@q Copyright 2012-2022 Alexander Shibakov@>
@q Copyright 2002-2014 Free Software Foundation, Inc.@>
@q This file is part of SPLinT@>
@q SPLinT is free software: you can redistribute it and/or modify@>
@q it under the terms of the GNU General Public License as published by@>
@q the Free Software Foundation, either version 3 of the License, or@>
@q (at your option) any later version.@>
@q SPLinT is distributed in the hope that it will be useful,@>
@q but WITHOUT ANY WARRANTY; without even the implied warranty of@>
@q MERCHANTABILITY or FITNESS FOR A PARTICULAR PURPOSE. See the@>
@q GNU General Public License for more details.@>
@q You should have received a copy of the GNU General Public License@>
@q along with SPLinT. If not, see .@>
@** The lexer.
\ifbootstrapmode
\input limbo.sty
\input yystype.sty
\input grabstates.sty
\immediate\openout\stlist=ldl_states.h
\def\MRI{}
\def\ld{}
\fi
The lexer used by \ld\ is almost straightforward. There are a few
facilities (\Cee\ header files, some output functions) needed by the
lexer that are conviniently coded into the \Cee\ code run by the
driver routines that make the lexer more complex than it should have
been but the function of each such facility can be easily clarified
using this documentation and occasionally referring to the manual for
the \bison\ parser which is part of this distribution.
@(ldl.ll@>=
@G
@> @<\ld\ lexer definitions@> @=
%{@> @<\ld\ lexer \Cee\ preamble@> @=%}
@> @<\ld\ lexer options@> @=
%%
@> @ @=
%%
@O
void define_all_states( void ) {
@@;
}
@o
@g
@ @<\ld\ lexer options@>=
@G(fs1)
%option bison-bridge
%option noyywrap nounput noinput reentrant
%option noyy_top_state
%option debug
%option stack
%option outfile="ldl.c"
@g
@ @<\ld\ lexer \Cee\ preamble@>=
@ The file \.{ldl\_states.h} below contains the names of all the start
conditions@^start conditions@> (or states) collected by the bootstrap parser.
@=
#define _register_name( name ) @[Define_State( #name, name )@]
#include "ldl_states.h"
#undef _register_name
@ The character classes used by the scanner as well as
lexer state declarations have been put in the definitions section of
the input file.
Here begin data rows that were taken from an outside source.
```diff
@@ -546,6 +564,7 @@
                 double Lm[NU * NU], dinv[NU];
 #pragma unroll
                 for (int e = 0; e < NU * NU; ++e) Lm[e] = lds[C::L.F_RH + e];
+                if constexpr (FS_E) qp_phase_issue<1>(lds, q4, o4);
                 int sfi[PMA];
                 double sfd[PMA];
 #pragma unroll
@@ -818,8 +837,14 @@
             }
             wsync();
             pstamp(13);
-            if constexpr (CMP) qp_phase_c<NU, R4, 2 * NX * NX, 3 * NX * NX>(lds, qs + R1 + R2, blast, wb, fbo, a4);
-            else qp_phase<NU, R4, 2 * NX * NX, 3 * NX * NX>(lds, q4, blast, wb, fbo, a4);
+            if constexpr (CMP) {
+                qp_phase_c<NU, R4, 2 * NX * NX, 3 * NX * NX>(lds, qs + R1 + R2, blast, wb, fbo, a4);
+            } else if constexpr (FS_E) {
+                qp_phase_issue<2>(lds, q4, o4);
+                qp_phase_finish<NU, R4, 2 * NX * NX, 3 * NX * NX>(lds, q4, blast, wb, fbo, a4, o4);
+            } else {
+                qp_phase<FSM, NU, R4, 2 * NX * NX, 3 * NX * NX>(lds, q4, blast, wb, fbo, a4);
+            }
             if (ts > 0) pf_store(ts - 1, cb);
             wsync();
             pstamp(14);
```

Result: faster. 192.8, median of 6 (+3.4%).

No attempt has been made to clean up the definitions
of the character classes.
@<\ld\ lexer definitions@>=
@<\ld\ lexer states@>@;
@G(fs1)
CMDFILENAMECHAR [_a-zA-Z0-9\/\.\\_\+\$\:\[\]\\\,\=\&\!\<\>\-\~]
CMDFILENAMECHAR1 [_a-zA-Z0-9\/\.\\_\+\$\:\[\]\\\,\=\&\!\<\>\~]
FILENAMECHAR1 [_a-zA-Z\/\.\\\$\_\~]
SYMBOLCHARN [_a-zA-Z\/\.\\\$\_\~0-9]
FILENAMECHAR [_a-zA-Z0-9\/\.\-\_\+\=\$\:\[\]\\\,\~]
WILDCHAR [_a-zA-Z0-9\/\.\-\_\+\=\$\:\[\]\\\,\~\?\*\^\!]
WHITE [ \t\n\r]+
NOCFILENAMECHAR [_a-zA-Z0-9\/\.\-\_\+\$\:\[\]\\\~]
V_TAG [.$_a-zA-Z][._a-zA-Z0-9]*
V_IDENTIFIER [*?.$_a-zA-Z\[\]\-\!\^\\]([*?.$_a-zA-Z0-9\[\]\-\!\^\\]|::)*
@g
@ The lexer uses different sets of rules depending on the context and the current state.
These can be changed from the lexer itself or externally by the parser
(as is the case in \ld\
implementation). \locallink{stateswitchers}Later\endlink, a number of
helper macros implement state switching so that the state names are
very rarely used explicitly. Keeping all the state declarations in the
same section simplifies the job of the
\locallink{bootstrapstates}bootstrap parser\endlink, as well.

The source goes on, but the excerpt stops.